[Data for the task]

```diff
@@ -58,6 +83,16 @@
         if t is not None and not t["fresh"]:
             ops.transpose_bf16_batched(self.bf16, t["buf"], t["desc"], t["n"], t["tiles"])
             t["fresh"] = True
+
+    def build_adamw_table(self, group_bounds, cut):
+        if self._t16 is None:
+            return None
+        items, n_late = adamw_work_items(self.total, self._t16["items"], list(group_bounds), cut)
+        host = torch.tensor(items, dtype=torch.int64).reshape(len(items), ITEM_WORDS).contiguous()
+        from . import _lib
+        _lib.call("ppf_adamw_table_prepare", host.data_ptr(), len(items), self.total, self._t16["buf"].numel())
+        self.adamw_table = dict(host=host, dev=host.to(self.device), n=len(items), n_late=n_late)
+        return self.adamw_table
 
     def w16t(self, p):
         return None if self._t16 is None else self._t16["views"].get(id(p))
@@ -72,10 +107,10 @@
     def w16(self, p):
         return self._views16[id(p)]
 
-    def mark_bf16_written(self):
+    def mark_bf16_written(self, transposed=False):
         self.bf16_fresh = True
         if self._t16 is not None:
-            self._t16["fresh"] = False
+            self._t16["fresh"] = bool(transposed)
 
     def invalidate(self):
         self.bf16_fresh = False
```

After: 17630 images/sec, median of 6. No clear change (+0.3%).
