constexpr int EPI_LD = 136;
template <int WM>
FW_DEV void tile_epilogue_staged(const GemmArgs& a, const f32x4 (&acc)[4][WM], int m_blk, int n_blk, int wm0, int wn0, char* stage, int mode) {
    const int l = lane_id();
    char* mine = stage + (threadIdx.x >> 6) * (16 * WM * EPI_LD);
    f32x4 bias4[4];
#pragma unroll
    for (int nt = 0; nt < 4; ++nt) {
        const int n0 = n_blk + wn0 + nt * 16 + ((l >> 4) << 2);
        bias4[nt] = epi_bias(a, n0 < a.N ? n0 : 0, 0);
    }
    const int rsub = l >> 3, cb = (l & 7) * 16;
    const int ncol = n_blk + wn0 + (l & 7) * 8;
    const bool col_ok = ncol < a.N;
    auto rows_out = [&](char* C, long ldc) {
#pragma unroll
        for (int it = 0; it < 2 * WM; ++it) {
            const int r = it * 8 + rsub, m = m_blk + wm0 + r;
            const uint4 v = *reinterpret_cast<const uint4*>(mine + r * EPI_LD + cb);
            if (m < a.M && col_ok) *reinterpret_cast<uint4*>(C + ((long)m * ldc + ncol) * 2) = v;
        }
    };
    if (mode == 2) {
#pragma unroll
        for (int it = 0; it < 2 * WM; ++it) {
            const int r = it * 8 + rsub, m = m_blk + wm0 + r;
            const long mc = m < a.M ? m : a.M - 1;
            const uint4 v = *reinterpret_cast<const uint4*>(a.aux + (mc * a.ldaux + (col_ok ? ncol : 0)) * 2);
            *reinterpret_cast<uint4*>(mine + r * EPI_LD + cb) = v;
        }
        __builtin_amdgcn_fence(__ATOMIC_RELEASE, "wavefront");
        asm volatile("s_waitcnt vmcnt(0) lgkmcnt(0)" ::: "memory");
        __builtin_amdgcn_fence(__ATOMIC_ACQUIRE, "wavefront");
    }
#pragma unroll
    for (int pass = 0; pass < 2; ++pass) {
        if (pass == 1 && mode != 1) break;
#pragma unroll
        for (int mt = 0; mt < WM; ++mt) {
            char* rowp = mine + (mt * 16 + (l & 15)) * EPI_LD + ((l >> 4) << 3);
#pragma unroll
            for (int nt = 0; nt < 4; ++nt) {
                f32x4 v = acc[nt][mt] + bias4[nt];
                if (mode == 2) {
                    const uint2 e = *reinterpret_cast<const uint2*>(rowp + nt * 32);
                    v[0] *= gelu_grad_poly(__uint_as_float(e.x << 16)); v[1] *= gelu_grad_poly(__uint_as_float(e.x & 0xffff0000u));
                    v[2] *= gelu_grad_poly(__uint_as_float(e.y << 16)); v[3] *= gelu_grad_poly(__uint_as_float(e.y & 0xffff0000u));
                } else if (pass == 1) {
                    v[0] = gelu_poly(v[0]); v[1] = gelu_poly(v[1]); v[2] = gelu_poly(v[2]); v[3] = gelu_poly(v[3]);
                }
                *reinterpret_cast<uint2*>(rowp + nt * 32) = make_uint2(pack_bf2(v[0], v[1]), pack_bf2(v[2], v[3]));
            }
        }
        __builtin_amdgcn_fence(__ATOMIC_RELEASE, "wavefront");
        asm volatile("s_waitcnt lgkmcnt(0)" ::: "memory");
        __builtin_amdgcn_fence(__ATOMIC_ACQUIRE, "wavefront");
        if (pass == 0) rows_out(a.C, a.ldc); else rows_out(a.C2, a.ldc2);
        if (pass == 0 && mode == 1) {
            __builtin_amdgcn_fence(__ATOMIC_RELEASE, "wavefront");
            asm volatile("s_waitcnt lgkmcnt(0)" ::: "memory");
            __builtin_amdgcn_fence(__ATOMIC_ACQUIRE, "wavefront");
        }
    }
}
static inline int staged_mode(const GemmArgs& a) {
    if (a.out_f32 || a.alpha != 1.0f || a.rowscale || a.residual || a.accumulate || a.c_zstride || a.splitk != 1 || a.N % 8 || a.ldc % 8) return -1;
    if (((uintptr_t)a.C & 15)) return -1;
    if (a.act == 0 && !a.C2) return 0;
    if (a.act == 0 && a.C2) return (a.ldc2 % 8 || ((uintptr_t)a.C2 & 15)) ? -1 : 1;
    if (a.act == 2 && !a.C2) return (a.ldaux % 8 || ((uintptr_t)a.aux & 15)) ? -1 : 2;
    return -1;
}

[/Data for the task]

Would you give the data above again, exactly as written?

```diff
@@ -58,6 +83,16 @@
         if t is not None and not t["fresh"]:
             ops.transpose_bf16_batched(self.bf16, t["buf"], t["desc"], t["n"], t["tiles"])
             t["fresh"] = True
+
+    def build_adamw_table(self, group_bounds, cut):
+        if self._t16 is None:
+            return None
+        items, n_late = adamw_work_items(self.total, self._t16["items"], list(group_bounds), cut)
+        host = torch.tensor(items, dtype=torch.int64).reshape(len(items), ITEM_WORDS).contiguous()
+        from . import _lib
+        _lib.call("ppf_adamw_table_prepare", host.data_ptr(), len(items), self.total, self._t16["buf"].numel())
+        self.adamw_table = dict(host=host, dev=host.to(self.device), n=len(items), n_late=n_late)
+        return self.adamw_table
 
     def w16t(self, p):
         return None if self._t16 is None else self._t16["views"].get(id(p))
@@ -72,10 +107,10 @@
     def w16(self, p):
         return self._views16[id(p)]
 
-    def mark_bf16_written(self):
+    def mark_bf16_written(self, transposed=False):
         self.bf16_fresh = True
         if self._t16 is not None:
-            self._t16["fresh"] = False
+            self._t16["fresh"] = bool(transposed)
 
     def invalidate(self):
         self.bf16_fresh = False
```

After: 17630 images/sec, median of 6. No clear change (+0.3%).
constexpr int EPI_LD = 136;
template <int WM>
FW_DEV void tile_epilogue_staged(const GemmArgs& a, const f32x4 (&acc)[4][WM], int m_blk, int n_blk, int wm0, int wn0, char* stage, int mode) {
    const int l = lane_id();
    char* mine = stage + (threadIdx.x >> 6) * (16 * WM * EPI_LD);
    f32x4 bias4[4];
#pragma unroll
    for (int nt = 0; nt < 4; ++nt) {
        const int n0 = n_blk + wn0 + nt * 16 + ((l >> 4) << 2);
        bias4[nt] = epi_bias(a, n0 < a.N ? n0 : 0, 0);
    }
    const int rsub = l >> 3, cb = (l & 7) * 16;
    const int ncol = n_blk + wn0 + (l & 7) * 8;
    const bool col_ok = ncol < a.N;
    auto rows_out = [&](char* C, long ldc) {
#pragma unroll
        for (int it = 0; it < 2 * WM; ++it) {
            const int r = it * 8 + rsub, m = m_blk + wm0 + r;
            const uint4 v = *reinterpret_cast<const uint4*>(mine + r * EPI_LD + cb);
            if (m < a.M && col_ok) *reinterpret_cast<uint4*>(C + ((long)m * ldc + ncol) * 2) = v;
        }
    };
    if (mode == 2) {
#pragma unroll
        for (int it = 0; it < 2 * WM; ++it) {
            const int r = it * 8 + rsub, m = m_blk + wm0 + r;
            const long mc = m < a.M ? m : a.M - 1;
            const uint4 v = *reinterpret_cast<const uint4*>(a.aux + (mc * a.ldaux + (col_ok ? ncol : 0)) * 2);
            *reinterpret_cast<uint4*>(mine + r * EPI_LD + cb) = v;
        }
        __builtin_amdgcn_fence(__ATOMIC_RELEASE, "wavefront");
        asm volatile("s_waitcnt vmcnt(0) lgkmcnt(0)" ::: "memory");
        __builtin_amdgcn_fence(__ATOMIC_ACQUIRE, "wavefront");
    }
#pragma unroll
    for (int pass = 0; pass < 2; ++pass) {
        if (pass == 1 && mode != 1) break;
#pragma unroll
        for (int mt = 0; mt < WM; ++mt) {
            char* rowp = mine + (mt * 16 + (l & 15)) * EPI_LD + ((l >> 4) << 3);
#pragma unroll
            for (int nt = 0; nt < 4; ++nt) {
                f32x4 v = acc[nt][mt] + bias4[nt];
                if (mode == 2) {
                    const uint2 e = *reinterpret_cast<const uint2*>(rowp + nt * 32);
                    v[0] *= gelu_grad_poly(__uint_as_float(e.x << 16)); v[1] *= gelu_grad_poly(__uint_as_float(e.x & 0xffff0000u));
                    v[2] *= gelu_grad_poly(__uint_as_float(e.y << 16)); v[3] *= gelu_grad_poly(__uint_as_float(e.y & 0xffff0000u));
                } else if (pass == 1) {
                    v[0] = gelu_poly(v[0]); v[1] = gelu_poly(v[1]); v[2] = gelu_poly(v[2]); v[3] = gelu_poly(v[3]);
                }
                *reinterpret_cast<uint2*>(rowp + nt * 32) = make_uint2(pack_bf2(v[0], v[1]), pack_bf2(v[2], v[3]));
            }
        }
        __builtin_amdgcn_fence(__ATOMIC_RELEASE, "wavefront");
        asm volatile("s_waitcnt lgkmcnt(0)" ::: "memory");
        __builtin_amdgcn_fence(__ATOMIC_ACQUIRE, "wavefront");
        if (pass == 0) rows_out(a.C, a.ldc); else rows_out(a.C2, a.ldc2);
        if (pass == 0 && mode == 1) {
            __builtin_amdgcn_fence(__ATOMIC_RELEASE, "wavefront");
            asm volatile("s_waitcnt lgkmcnt(0)" ::: "memory");
            __builtin_amdgcn_fence(__ATOMIC_ACQUIRE, "wavefront");
        }
    }
}
static inline int staged_mode(const GemmArgs& a) {
    if (a.out_f32 || a.alpha != 1.0f || a.rowscale || a.residual || a.accumulate || a.c_zstride || a.splitk != 1 || a.N % 8 || a.ldc % 8) return -1;
    if (((uintptr_t)a.C & 15)) return -1;
    if (a.act == 0 && !a.C2) return 0;
    if (a.act == 0 && a.C2) return (a.ldc2 % 8 || ((uintptr_t)a.C2 & 15)) ? -1 : 1;
    if (a.act == 2 && !a.C2) return (a.ldaux % 8 || ((uintptr_t)a.aux & 15)) ? -1 : 2;
    return -1;
}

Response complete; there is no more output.